On the Pull
It's kind of amazing, and a little frightening, how easily a tooth can be pulled out of your head extracted. I was a little nervous all weekend about this morning's yank, but the broken bicuspid has come and gone without incident.
Well, no incident unless you count the very long dream I had last night where I was sitting in room waiting for the Reservoir Dogs to slice my ear off. True story. I kept thinking it was a dream and telling myself to wake up, but I couldn't. Especially nice touch when Steve Buscemi told me it wasn't a dream and to quit fidgeting, I'd only make it worse.

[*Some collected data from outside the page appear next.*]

+  for (int t = blockIdx.x; t < ntiles; t += gridDim.x) {
+    const int n = t / tiles_per_image, rem = t - n * tiles_per_image;
+    const int ty = rem / tiles_x, tx = rem - ty * tiles_x;
+    const int py0 = ty * SP_PY, px0 = tx * SP_PX;
+    const int oy0 = 2 * py0 - 1, ox0 = 2 * px0 - 1;
+    const int iy0 = oy0 * 2 - 3, ix0 = ox0 * 2 - 3;
+    if (U8) {
+      u32x3_t raw[SP_GPT];
+      unsigned mask[SP_GPT];
+#pragma unroll
+      for (int i = 0; i < SP_GPT; ++i)
+        sp_load_run(in8, n, iy0 + gy[i], ix0 + gx4[i], H, W, tid + 256 * i < SP_NG, raw[i], mask[i]);
+#pragma unroll
+      for (int i = 0; i < SP_GPT; ++i) {
+        if (tid + 256 * i < SP_NG) {
+#pragma unroll
+          for (int s = 0; s < 3; ++s) {
+            float f[4];
+#pragma unroll
+            for (int k = 0; k < 4; ++k) {
+              const int q = 3 * k + s;
+              const float v = (float)((raw[i][q >> 2] >> (8 * (q & 3))) & 0xffu) - ms[s];
+              f[k] = (mask[i] >> k) & 1u ? v : 0.f;
+            }
+            typedef unsigned int u32x2_t __attribute__((ext_vector_type(2)));
+            *reinterpret_cast<u32x2_t*>(patch + plane[s] + gy[i] * SP_PS + gx4[i]) =
+                u32x2_t{Half16<HT>::pack2(f[0], f[1]), Half16<HT>::pack2(f[2], f[3])};
+          }
+        }
+      }
+    } else {
+      constexpr int NE = 3 * SP_PH * SP_PS;
+#pragma unroll 1
+      for (int e0 = tid; e0 < NE; e0 += 256 * 8) {
+        float pv[8];
+#pragma unroll
+        for (int i = 0; i < 8; ++i) {
+          const int e = e0 + 256 * i;
+          const int c = e / (SP_PH * SP_PS);
+          const int r2 = e - c * (SP_PH * SP_PS);
+          const int y = r2 / SP_PS, x = r2 - y * SP_PS;
+          const int iy = iy0 + y, ix = ix0 + x;
+          pv[i] = 0.f;
+          if (e < NE && x < SP_PW && (unsigned)iy < (unsigned)H && (unsigned)ix < (unsigned)W)
+            pv[i] = in[((size_t)(n * 3 + c) * H + iy) * W + ix];
+        }
+#pragma unroll
+        for (int i = 0; i < 8; ++i) {
+          const int e = e0 + 256 * i;
+          if (e < NE) patch[e] = Half16<HT>::cvt(pv[i]);
+        }
+      }
+    }
+    __syncthreads();
+
+#pragma unroll
+    for (int b = 0; b < SP_NB; ++b) {
+      f32x16_t acc[2];
+#pragma unroll
+      for (int j = 0; j < 2; ++j)
+#pragma unroll
+        for (int q = 0; q < 16; ++q) acc[j][q] = 0.f;
+#pragma unroll
+      for (int ks = 0; ks < SM_K / 16; ++ks) {
+        const int dk = sp_group_off(2 * ks + 1) - sp_group_off(2 * ks);
+        const unsigned* base = reinterpret_cast<const unsigned*>(patch + (pbase[b] + (half ? dk : 0)) + sp_group_off(2 * ks));
         const u32x4_t a = {base[0], base[1], base[2], base[3]};
 #pragma unroll
-        for (int j = 0; j < 2; ++j) acc[b][j] = Half16<HT>::mfma32(a, bfr[j], acc[b][j]);
-      }
-    }
-  }
-  __syncthreads();
-#pragma unroll
-  for (int j = 0; j < 2; ++j) {
-    const int ch = j * 32 + p;
-    const float sc = scale[ch], bi = bias[ch];
-#pragma unroll
-    for (int b = 0; b < NB; ++b) {
-      if (wave + 4 * b < SP_NBLK) {
-#pragma unroll
-        for (int q = 0; q < 16; ++q) {
-          const int pix = 32 * (wave + 4 * b) + (q & 3) + 8 * (q >> 2) + 4 * half;
-          const int r = pix / SP_TX, c = pix - r * SP_TX;
-          const int oy = oy0 + r, ox = ox0 + c;
-          const bool ok = pix < SP_NPIX && (unsigned)oy < (unsigned)Ho && (unsigned)ox < (unsigned)Wo;
-          const unsigned short hv = (unsigned short)(Half16<HT>::cvt(fmaxf(acc[b][j][q] * sc + bi, 0.f)) & 0x7fffu);
-          *reinterpret_cast<unsigned short*>(smem + pix * OUT_PS + ch * 2) = ok ? hv : (unsigned short)0;
+        for (int j = 0; j < 2; ++j) acc[j] = Half16<HT>::mfma32(wf[j][ks], a, acc[j]);
+      }
+      const int pix = 32 * (wave + 4 * b) + p;
+      const int oy = oy0 + (prc[b] >> 16), ox = ox0 + (prc[b] & 0xffff);
+      const bool ok = (unsigned)oy < (unsigned)Ho && (unsigned)ox < (unsigned)Wo;
+#pragma unroll
+      for (int j = 0; j < 2; ++j) {
+#pragma unroll
+        for (int g = 0; g < 4; ++g) {
+          const int ch0 = 32 * j + 8 * g + 4 * half;
+          const f32x4_t sc = *reinterpret_cast<const f32x4_t*>(sb + ch0), bi = *reinterpret_cast<const f32x4_t*>(sb + 64 + ch0);
+          float v[4];
+#pragma unroll
+          for (int i = 0; i < 4; ++i) v[i] = fmaxf(acc[j][4 * g + i] * sc[i] + bi[i], 0.f);
+          const unsigned lo = Half16<HT>::pack2(v[0], v[1]) & 0x7fff7fffu, hi = Half16<HT>::pack2(v[2], v[3]) & 0x7fff7fffu;
+          typedef unsigned int u32x2_t __attribute__((ext_vector_type(2)));
+          *reinterpret_cast<u32x2_t*>(stage + pix * SP_OUT_PS + ch0 * 2) = ok ? u32x2_t{lo, hi} : u32x2_t{0u, 0u};
         }
       }
     }
-  }
-  __syncthreads();
-#pragma unroll
-  for (int i = 0; i < SP_PY * SP_PX * 8 / 256; ++i) {
-    const int v = tid + 256 * i;
-    const int pl = v >> 3, cv = v & 7;
-    const int ty = pl / SP_PX, tx = pl - ty * SP_PX;
-    const int oy = py0 + ty, ox = px0 + tx;
-    typedef unsigned short u16x8_t __attribute__((ext_vector_type(8)));
-    u16x8_t m = {0, 0, 0, 0, 0, 0, 0, 0};
-#pragma unroll
-    for (int dy = 0; dy < 3; ++dy)
-#pragma unroll
-      for (int dx = 0; dx < 3; ++dx) {
-        const u16x8_t q = *reinterpret_cast<const u16x8_t*>(smem + ((2 * ty + dy) * SP_TX + 2 * tx + dx) * OUT_PS + cv * 16);
-        m = __builtin_elementwise_max(m, q);
-      }
-    if (oy < Hp && ox < Wp) *reinterpret_cast<u16x8_t*>(out + (((size_t)n * Hp + oy) * Wp + ox) * 64 + cv * 8) = m;
+    __syncthreads();
+#pragma unroll
+    for (int i = 0; i < (SP_PY * SP_PX * 8 + 255) / 256; ++i) {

"You're going to feel some pressure," said Dr. C (the not-so-demonic dentist of Fleet Street ... yes, I had dental work done on Fleet Street). Some pressure, a few lovely cracking noises, and then he asked the nurse to hold my head still, while he pushed and pulled a little harder. Fortunately, the radio was tuned to a classic station, not classic rock, and I didn't have to listen to "Stuck in the Middle with You" while he reached for the straightrazor pliers.
All hail the 3-part yoga breath and visualizations of warm sandy beaches and a naked chef preparing easy-to-chew soups.
From first novocaine injection to toothless hole, it was less than 20 minutes. Novocaine's wearing off, codeine's kicking in, and I'm meeting him for vodkas in a few hours.
Have to wait a few months for it all to heal and get a crown or implant. So now I'm one of those lovely people with a missing tooth. You can take the boy out of the trailer park ...
If only I could get an appointment with Madam Pomfrey to re-grow my tooth, I'd be a happy bunny.
Speaking of Hogwart's, should anyone wants to discuss offline (no spoilers for the slower readers), I think I was the first kid on my block to know who the half-blood prince is (not who I thought), as well as any other of the twists and turns of HP's sixth year. A perfect way to spend a sunny Sunday.
JK's got a lot of work to do in the next book, eh?